Start of Entries shown

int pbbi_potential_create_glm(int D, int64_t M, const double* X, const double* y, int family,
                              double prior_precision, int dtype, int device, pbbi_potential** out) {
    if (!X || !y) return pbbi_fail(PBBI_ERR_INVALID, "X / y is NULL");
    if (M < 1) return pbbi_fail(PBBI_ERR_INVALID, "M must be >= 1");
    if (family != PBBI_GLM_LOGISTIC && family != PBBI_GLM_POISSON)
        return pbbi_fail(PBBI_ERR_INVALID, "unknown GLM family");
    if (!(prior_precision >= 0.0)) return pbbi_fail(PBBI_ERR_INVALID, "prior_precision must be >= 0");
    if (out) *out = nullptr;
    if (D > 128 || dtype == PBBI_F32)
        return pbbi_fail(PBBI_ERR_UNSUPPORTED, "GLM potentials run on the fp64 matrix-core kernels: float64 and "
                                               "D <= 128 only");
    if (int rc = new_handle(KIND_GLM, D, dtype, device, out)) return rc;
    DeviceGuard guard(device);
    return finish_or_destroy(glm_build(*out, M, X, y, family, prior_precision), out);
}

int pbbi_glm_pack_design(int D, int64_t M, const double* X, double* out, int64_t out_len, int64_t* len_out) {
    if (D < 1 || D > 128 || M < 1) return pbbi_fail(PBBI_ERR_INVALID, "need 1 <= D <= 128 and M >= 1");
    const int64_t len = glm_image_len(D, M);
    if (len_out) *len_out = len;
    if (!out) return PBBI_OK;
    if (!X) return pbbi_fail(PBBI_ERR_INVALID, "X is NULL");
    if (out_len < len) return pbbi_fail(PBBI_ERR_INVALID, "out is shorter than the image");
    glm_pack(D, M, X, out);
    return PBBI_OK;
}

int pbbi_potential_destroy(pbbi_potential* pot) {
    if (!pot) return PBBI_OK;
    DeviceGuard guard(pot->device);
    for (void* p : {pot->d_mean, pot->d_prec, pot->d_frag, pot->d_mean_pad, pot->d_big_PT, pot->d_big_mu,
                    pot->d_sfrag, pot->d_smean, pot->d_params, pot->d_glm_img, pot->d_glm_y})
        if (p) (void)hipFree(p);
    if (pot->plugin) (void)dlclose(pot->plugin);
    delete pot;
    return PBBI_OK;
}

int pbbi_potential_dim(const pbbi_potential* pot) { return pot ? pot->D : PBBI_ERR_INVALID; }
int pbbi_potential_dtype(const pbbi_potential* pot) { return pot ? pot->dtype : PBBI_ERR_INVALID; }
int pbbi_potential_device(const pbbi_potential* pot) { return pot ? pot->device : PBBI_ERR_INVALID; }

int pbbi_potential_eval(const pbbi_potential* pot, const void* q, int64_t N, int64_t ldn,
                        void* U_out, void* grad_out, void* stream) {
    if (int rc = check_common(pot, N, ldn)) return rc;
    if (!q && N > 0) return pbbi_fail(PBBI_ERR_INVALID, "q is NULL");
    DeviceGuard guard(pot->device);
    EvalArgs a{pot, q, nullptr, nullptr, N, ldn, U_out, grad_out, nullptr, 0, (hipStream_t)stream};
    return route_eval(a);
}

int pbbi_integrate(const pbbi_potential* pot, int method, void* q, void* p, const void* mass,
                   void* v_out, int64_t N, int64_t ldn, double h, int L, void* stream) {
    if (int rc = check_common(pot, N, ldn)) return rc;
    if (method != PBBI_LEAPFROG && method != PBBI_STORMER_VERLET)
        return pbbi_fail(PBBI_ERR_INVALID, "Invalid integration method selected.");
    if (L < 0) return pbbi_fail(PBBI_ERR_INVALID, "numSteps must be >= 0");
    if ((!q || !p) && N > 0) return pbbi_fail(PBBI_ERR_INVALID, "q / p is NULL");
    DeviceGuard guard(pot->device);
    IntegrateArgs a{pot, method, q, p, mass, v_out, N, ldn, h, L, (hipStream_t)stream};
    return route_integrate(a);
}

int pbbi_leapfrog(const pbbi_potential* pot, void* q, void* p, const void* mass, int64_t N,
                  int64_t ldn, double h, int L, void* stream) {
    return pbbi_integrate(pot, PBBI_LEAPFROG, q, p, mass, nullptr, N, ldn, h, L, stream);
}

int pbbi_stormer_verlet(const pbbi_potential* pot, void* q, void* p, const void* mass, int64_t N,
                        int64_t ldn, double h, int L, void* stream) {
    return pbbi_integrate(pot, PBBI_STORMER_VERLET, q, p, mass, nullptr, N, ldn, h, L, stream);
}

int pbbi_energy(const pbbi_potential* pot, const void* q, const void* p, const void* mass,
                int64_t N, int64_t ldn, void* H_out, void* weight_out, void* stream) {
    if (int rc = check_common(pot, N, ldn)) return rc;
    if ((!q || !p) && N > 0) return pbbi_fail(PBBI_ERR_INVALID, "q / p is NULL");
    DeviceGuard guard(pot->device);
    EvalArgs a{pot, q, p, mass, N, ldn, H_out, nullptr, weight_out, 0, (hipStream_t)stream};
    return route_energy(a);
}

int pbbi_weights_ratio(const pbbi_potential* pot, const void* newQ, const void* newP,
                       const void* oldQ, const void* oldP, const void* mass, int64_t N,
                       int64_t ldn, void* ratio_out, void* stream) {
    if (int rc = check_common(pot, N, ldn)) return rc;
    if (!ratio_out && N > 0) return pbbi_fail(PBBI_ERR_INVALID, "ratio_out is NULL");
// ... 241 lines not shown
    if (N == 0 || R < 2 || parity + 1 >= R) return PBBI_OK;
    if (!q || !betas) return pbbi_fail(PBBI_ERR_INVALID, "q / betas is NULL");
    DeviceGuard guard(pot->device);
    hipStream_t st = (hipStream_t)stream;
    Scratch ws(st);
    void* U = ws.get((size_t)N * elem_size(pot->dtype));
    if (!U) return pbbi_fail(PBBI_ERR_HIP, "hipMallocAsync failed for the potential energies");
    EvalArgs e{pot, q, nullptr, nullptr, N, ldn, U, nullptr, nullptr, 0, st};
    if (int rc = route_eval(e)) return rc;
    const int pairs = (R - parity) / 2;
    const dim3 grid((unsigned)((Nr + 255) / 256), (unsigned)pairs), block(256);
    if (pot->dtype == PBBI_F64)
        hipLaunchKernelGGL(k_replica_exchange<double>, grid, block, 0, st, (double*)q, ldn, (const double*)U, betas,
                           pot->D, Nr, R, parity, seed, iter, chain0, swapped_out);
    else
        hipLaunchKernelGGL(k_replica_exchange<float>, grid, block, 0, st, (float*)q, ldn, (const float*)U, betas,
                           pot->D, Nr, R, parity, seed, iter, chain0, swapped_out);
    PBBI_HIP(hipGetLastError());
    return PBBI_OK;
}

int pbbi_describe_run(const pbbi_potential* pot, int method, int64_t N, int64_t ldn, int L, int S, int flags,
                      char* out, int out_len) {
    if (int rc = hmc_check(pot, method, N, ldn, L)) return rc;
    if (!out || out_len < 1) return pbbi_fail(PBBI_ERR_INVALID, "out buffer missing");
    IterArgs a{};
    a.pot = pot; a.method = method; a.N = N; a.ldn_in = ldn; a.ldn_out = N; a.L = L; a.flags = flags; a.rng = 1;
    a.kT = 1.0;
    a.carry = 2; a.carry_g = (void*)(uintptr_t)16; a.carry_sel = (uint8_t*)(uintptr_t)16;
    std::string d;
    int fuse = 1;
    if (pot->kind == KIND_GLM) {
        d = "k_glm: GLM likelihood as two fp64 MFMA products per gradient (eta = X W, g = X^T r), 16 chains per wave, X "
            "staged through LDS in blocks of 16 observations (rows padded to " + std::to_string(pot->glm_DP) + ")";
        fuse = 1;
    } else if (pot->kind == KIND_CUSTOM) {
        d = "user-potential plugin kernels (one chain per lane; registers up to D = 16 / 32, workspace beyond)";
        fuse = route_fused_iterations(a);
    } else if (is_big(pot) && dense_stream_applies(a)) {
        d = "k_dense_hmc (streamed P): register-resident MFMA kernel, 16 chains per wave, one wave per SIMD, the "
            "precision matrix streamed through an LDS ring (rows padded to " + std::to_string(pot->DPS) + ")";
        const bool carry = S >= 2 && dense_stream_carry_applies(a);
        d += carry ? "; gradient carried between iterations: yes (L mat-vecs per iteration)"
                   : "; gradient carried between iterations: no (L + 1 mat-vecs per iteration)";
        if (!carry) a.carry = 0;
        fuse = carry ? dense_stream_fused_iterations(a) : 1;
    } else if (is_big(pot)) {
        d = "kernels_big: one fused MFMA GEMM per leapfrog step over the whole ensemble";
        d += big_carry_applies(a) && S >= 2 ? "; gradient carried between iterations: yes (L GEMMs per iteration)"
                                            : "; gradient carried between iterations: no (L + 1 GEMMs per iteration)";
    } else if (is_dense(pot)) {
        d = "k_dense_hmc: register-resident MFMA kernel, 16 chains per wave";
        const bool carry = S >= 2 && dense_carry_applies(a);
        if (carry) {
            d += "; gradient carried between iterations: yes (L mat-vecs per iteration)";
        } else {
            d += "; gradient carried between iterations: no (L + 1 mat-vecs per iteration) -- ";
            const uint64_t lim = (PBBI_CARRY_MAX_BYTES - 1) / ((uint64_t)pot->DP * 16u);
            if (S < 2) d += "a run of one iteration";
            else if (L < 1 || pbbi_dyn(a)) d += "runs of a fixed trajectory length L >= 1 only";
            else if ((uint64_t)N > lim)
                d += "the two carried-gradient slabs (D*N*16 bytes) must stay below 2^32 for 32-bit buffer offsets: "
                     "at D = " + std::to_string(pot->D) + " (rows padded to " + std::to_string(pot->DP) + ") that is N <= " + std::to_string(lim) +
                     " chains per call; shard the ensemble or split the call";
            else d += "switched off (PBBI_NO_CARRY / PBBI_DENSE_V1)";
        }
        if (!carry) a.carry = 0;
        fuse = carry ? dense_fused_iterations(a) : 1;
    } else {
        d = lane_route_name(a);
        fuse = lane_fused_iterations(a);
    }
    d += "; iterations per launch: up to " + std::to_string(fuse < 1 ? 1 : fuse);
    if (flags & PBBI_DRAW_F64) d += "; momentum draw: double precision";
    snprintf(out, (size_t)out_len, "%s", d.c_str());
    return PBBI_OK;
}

End of Entries shown
Start of Entries shown

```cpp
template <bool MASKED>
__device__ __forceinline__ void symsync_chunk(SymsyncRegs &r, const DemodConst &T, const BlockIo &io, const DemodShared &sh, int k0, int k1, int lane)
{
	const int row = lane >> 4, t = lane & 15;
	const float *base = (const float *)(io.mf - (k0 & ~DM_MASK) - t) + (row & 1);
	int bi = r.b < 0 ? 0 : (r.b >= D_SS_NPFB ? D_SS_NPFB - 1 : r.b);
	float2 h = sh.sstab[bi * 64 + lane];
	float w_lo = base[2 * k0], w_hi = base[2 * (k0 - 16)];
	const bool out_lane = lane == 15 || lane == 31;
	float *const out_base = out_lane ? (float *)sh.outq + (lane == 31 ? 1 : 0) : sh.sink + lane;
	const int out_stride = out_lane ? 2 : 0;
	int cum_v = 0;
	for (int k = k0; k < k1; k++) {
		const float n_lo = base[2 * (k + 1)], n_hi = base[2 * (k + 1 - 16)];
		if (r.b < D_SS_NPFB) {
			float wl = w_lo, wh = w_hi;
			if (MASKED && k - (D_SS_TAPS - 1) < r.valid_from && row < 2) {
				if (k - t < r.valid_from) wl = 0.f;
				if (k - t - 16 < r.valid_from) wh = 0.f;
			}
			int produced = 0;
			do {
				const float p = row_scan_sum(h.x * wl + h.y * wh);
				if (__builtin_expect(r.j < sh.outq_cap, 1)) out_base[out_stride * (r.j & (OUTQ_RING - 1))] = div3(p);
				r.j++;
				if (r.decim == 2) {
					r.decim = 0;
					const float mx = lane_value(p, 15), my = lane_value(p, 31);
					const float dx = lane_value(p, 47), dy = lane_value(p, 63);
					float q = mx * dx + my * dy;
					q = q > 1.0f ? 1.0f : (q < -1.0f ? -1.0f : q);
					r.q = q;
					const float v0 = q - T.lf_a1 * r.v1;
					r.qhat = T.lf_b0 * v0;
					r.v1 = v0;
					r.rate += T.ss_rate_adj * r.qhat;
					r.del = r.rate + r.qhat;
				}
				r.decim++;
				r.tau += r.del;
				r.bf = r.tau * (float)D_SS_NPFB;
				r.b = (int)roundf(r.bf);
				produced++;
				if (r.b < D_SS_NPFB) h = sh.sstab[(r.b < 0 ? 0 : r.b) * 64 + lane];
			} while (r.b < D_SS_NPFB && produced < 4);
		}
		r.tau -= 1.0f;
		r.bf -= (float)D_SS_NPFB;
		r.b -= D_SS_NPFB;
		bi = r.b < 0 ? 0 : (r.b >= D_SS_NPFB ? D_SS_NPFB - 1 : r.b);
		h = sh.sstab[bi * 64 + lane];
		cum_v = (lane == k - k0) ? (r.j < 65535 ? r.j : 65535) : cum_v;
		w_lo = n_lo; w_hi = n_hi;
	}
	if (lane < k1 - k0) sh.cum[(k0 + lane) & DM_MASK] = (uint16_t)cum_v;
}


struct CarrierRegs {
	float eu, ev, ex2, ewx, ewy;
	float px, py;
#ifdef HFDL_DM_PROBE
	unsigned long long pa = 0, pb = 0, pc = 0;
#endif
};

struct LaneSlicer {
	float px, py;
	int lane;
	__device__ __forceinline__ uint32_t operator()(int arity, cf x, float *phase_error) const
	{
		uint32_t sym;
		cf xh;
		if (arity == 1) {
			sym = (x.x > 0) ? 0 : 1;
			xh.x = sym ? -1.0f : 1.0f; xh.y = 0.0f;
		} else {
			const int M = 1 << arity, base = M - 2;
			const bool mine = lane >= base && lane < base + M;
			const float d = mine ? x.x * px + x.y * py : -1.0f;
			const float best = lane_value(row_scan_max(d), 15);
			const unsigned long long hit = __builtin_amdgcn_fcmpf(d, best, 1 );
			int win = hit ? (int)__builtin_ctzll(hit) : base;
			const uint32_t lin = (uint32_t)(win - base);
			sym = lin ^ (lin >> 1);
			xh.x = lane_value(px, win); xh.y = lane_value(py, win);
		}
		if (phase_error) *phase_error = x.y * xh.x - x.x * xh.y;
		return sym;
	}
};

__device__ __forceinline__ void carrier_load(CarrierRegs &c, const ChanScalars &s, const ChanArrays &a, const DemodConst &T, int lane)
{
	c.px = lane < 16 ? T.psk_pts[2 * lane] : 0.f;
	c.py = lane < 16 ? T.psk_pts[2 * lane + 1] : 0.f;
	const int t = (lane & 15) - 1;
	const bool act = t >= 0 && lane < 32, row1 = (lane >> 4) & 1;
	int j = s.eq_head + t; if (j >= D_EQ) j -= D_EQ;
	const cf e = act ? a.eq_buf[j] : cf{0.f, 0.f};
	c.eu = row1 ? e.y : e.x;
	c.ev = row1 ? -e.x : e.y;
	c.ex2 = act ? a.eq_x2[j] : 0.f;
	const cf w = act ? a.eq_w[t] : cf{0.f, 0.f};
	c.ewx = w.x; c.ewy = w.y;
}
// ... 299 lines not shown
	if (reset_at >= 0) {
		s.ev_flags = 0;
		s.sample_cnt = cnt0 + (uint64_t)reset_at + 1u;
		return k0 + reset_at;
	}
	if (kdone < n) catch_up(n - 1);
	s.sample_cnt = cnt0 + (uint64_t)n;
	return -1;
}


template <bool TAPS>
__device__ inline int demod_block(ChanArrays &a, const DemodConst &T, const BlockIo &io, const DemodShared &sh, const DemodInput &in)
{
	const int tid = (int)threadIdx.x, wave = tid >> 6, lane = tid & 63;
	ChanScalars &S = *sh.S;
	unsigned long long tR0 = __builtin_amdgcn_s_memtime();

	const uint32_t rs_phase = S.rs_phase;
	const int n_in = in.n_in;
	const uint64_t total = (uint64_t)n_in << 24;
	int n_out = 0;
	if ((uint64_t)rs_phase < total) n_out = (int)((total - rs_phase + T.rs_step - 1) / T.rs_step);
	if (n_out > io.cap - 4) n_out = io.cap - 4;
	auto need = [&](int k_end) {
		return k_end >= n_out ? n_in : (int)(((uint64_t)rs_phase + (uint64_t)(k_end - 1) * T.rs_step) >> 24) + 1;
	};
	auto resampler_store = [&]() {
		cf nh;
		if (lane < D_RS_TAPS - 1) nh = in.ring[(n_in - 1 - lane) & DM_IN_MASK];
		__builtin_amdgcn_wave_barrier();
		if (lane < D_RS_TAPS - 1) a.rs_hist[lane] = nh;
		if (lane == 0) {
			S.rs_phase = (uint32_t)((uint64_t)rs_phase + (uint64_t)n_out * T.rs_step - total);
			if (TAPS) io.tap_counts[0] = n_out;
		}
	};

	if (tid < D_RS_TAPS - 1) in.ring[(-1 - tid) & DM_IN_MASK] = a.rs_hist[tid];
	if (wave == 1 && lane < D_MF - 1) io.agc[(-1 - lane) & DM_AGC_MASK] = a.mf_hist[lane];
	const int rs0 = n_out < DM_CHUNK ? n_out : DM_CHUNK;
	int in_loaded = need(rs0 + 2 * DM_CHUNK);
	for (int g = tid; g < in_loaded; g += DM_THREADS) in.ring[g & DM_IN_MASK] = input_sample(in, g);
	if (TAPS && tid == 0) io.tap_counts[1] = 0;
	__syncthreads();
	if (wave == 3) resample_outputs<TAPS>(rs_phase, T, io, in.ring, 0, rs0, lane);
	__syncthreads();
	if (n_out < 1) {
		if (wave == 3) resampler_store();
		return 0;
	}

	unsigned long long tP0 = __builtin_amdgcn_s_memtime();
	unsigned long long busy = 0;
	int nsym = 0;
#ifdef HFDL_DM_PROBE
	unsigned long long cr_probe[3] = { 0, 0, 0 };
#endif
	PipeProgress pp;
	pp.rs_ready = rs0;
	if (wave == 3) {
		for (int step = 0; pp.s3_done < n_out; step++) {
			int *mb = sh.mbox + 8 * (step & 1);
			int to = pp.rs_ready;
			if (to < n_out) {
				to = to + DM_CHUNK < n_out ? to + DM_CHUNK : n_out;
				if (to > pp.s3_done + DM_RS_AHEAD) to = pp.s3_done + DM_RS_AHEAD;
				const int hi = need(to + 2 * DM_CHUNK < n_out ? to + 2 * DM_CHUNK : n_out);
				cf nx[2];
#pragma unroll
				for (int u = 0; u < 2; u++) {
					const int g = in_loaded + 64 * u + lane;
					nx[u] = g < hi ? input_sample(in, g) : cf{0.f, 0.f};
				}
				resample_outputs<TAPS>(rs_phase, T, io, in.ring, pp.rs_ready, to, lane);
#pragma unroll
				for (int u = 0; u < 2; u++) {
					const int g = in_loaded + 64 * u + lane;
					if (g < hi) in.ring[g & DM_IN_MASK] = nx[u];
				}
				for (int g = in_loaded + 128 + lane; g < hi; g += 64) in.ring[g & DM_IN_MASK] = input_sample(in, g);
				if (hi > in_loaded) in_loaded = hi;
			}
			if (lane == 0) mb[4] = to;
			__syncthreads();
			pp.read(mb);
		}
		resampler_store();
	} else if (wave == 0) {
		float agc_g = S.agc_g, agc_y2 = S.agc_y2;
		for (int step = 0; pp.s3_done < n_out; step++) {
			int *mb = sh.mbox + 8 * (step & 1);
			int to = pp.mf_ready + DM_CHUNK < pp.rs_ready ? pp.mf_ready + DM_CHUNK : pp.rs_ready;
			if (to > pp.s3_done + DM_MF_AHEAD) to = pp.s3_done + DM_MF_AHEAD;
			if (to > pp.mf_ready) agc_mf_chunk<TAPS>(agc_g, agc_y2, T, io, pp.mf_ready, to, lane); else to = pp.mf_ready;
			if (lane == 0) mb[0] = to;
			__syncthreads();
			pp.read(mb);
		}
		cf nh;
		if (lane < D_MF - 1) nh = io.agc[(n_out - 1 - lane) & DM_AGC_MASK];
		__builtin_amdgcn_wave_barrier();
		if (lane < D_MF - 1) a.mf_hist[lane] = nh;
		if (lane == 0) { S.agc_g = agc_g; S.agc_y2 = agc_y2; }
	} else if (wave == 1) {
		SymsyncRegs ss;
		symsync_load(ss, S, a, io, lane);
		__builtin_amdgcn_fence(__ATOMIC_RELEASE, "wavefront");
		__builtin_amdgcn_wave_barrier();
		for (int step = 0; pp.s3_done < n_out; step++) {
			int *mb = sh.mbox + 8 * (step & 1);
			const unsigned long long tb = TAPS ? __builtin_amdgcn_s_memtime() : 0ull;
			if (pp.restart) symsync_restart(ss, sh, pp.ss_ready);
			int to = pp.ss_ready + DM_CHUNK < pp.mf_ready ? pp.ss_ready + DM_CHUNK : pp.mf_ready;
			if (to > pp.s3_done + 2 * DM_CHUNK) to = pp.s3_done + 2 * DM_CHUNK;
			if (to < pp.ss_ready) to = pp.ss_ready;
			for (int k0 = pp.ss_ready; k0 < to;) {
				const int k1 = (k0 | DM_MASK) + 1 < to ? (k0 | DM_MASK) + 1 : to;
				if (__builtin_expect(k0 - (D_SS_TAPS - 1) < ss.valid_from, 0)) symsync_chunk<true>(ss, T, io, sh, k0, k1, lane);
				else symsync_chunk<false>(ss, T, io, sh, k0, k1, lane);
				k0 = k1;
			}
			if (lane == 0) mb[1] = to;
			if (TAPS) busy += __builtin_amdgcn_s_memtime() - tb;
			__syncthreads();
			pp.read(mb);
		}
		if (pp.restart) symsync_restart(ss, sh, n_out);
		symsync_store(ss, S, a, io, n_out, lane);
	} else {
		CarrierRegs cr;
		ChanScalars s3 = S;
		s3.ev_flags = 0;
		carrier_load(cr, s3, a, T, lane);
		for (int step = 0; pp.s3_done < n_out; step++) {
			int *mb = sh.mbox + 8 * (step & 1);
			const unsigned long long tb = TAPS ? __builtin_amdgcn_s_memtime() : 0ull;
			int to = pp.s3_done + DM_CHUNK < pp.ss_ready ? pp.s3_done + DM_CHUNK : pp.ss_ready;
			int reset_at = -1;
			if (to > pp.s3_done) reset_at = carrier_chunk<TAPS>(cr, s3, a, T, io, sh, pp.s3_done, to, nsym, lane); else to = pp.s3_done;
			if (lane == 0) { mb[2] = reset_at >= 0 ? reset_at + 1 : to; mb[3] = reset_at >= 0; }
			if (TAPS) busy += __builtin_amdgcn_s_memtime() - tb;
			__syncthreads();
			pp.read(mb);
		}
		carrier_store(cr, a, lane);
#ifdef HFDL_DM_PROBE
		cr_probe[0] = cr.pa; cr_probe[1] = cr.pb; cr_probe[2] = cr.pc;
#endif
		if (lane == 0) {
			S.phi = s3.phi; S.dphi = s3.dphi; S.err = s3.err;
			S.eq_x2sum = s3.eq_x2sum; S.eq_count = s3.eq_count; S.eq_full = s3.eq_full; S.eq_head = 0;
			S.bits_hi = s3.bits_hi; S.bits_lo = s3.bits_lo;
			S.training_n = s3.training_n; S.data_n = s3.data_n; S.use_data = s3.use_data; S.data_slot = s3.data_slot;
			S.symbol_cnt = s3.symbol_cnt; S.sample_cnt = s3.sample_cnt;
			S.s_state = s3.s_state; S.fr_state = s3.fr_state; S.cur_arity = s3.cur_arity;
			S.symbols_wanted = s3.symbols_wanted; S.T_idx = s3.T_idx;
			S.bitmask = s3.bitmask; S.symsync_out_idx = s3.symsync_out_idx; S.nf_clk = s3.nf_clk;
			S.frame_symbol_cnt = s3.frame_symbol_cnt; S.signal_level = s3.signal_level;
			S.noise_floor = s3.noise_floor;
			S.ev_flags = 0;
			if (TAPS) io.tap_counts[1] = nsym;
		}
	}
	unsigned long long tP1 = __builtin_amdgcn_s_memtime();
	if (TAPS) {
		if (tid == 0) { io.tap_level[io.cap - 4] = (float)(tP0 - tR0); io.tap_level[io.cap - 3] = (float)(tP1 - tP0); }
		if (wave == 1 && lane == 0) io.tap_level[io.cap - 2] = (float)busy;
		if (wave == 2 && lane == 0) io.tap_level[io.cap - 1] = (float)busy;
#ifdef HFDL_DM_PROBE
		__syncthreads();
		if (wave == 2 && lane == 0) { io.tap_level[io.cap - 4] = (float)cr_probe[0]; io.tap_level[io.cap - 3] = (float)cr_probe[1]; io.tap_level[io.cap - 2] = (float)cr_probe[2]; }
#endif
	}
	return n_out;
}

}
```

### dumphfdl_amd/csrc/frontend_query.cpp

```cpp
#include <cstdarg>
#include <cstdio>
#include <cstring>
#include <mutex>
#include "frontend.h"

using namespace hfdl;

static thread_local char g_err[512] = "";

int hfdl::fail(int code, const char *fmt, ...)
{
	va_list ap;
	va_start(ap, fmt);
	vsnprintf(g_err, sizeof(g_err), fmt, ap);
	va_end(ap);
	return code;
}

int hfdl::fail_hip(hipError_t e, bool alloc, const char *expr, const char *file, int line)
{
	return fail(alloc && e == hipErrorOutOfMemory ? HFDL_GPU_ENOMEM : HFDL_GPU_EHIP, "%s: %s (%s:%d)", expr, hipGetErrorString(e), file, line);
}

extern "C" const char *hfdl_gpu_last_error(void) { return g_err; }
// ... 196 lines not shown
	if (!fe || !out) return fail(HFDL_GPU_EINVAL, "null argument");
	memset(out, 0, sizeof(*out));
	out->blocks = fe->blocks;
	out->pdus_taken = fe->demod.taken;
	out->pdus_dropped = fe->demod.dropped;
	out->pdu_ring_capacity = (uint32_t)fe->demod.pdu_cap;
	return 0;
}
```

End of Entries shown

■ What the task asks ■
Those lines of the records that contain the string "mine" should be identified and copied.

■ Expected answer ■
			const bool mine = lane >= base && lane < base + M;
			const float d = mine ? x.x * px + x.y * py : -1.0f;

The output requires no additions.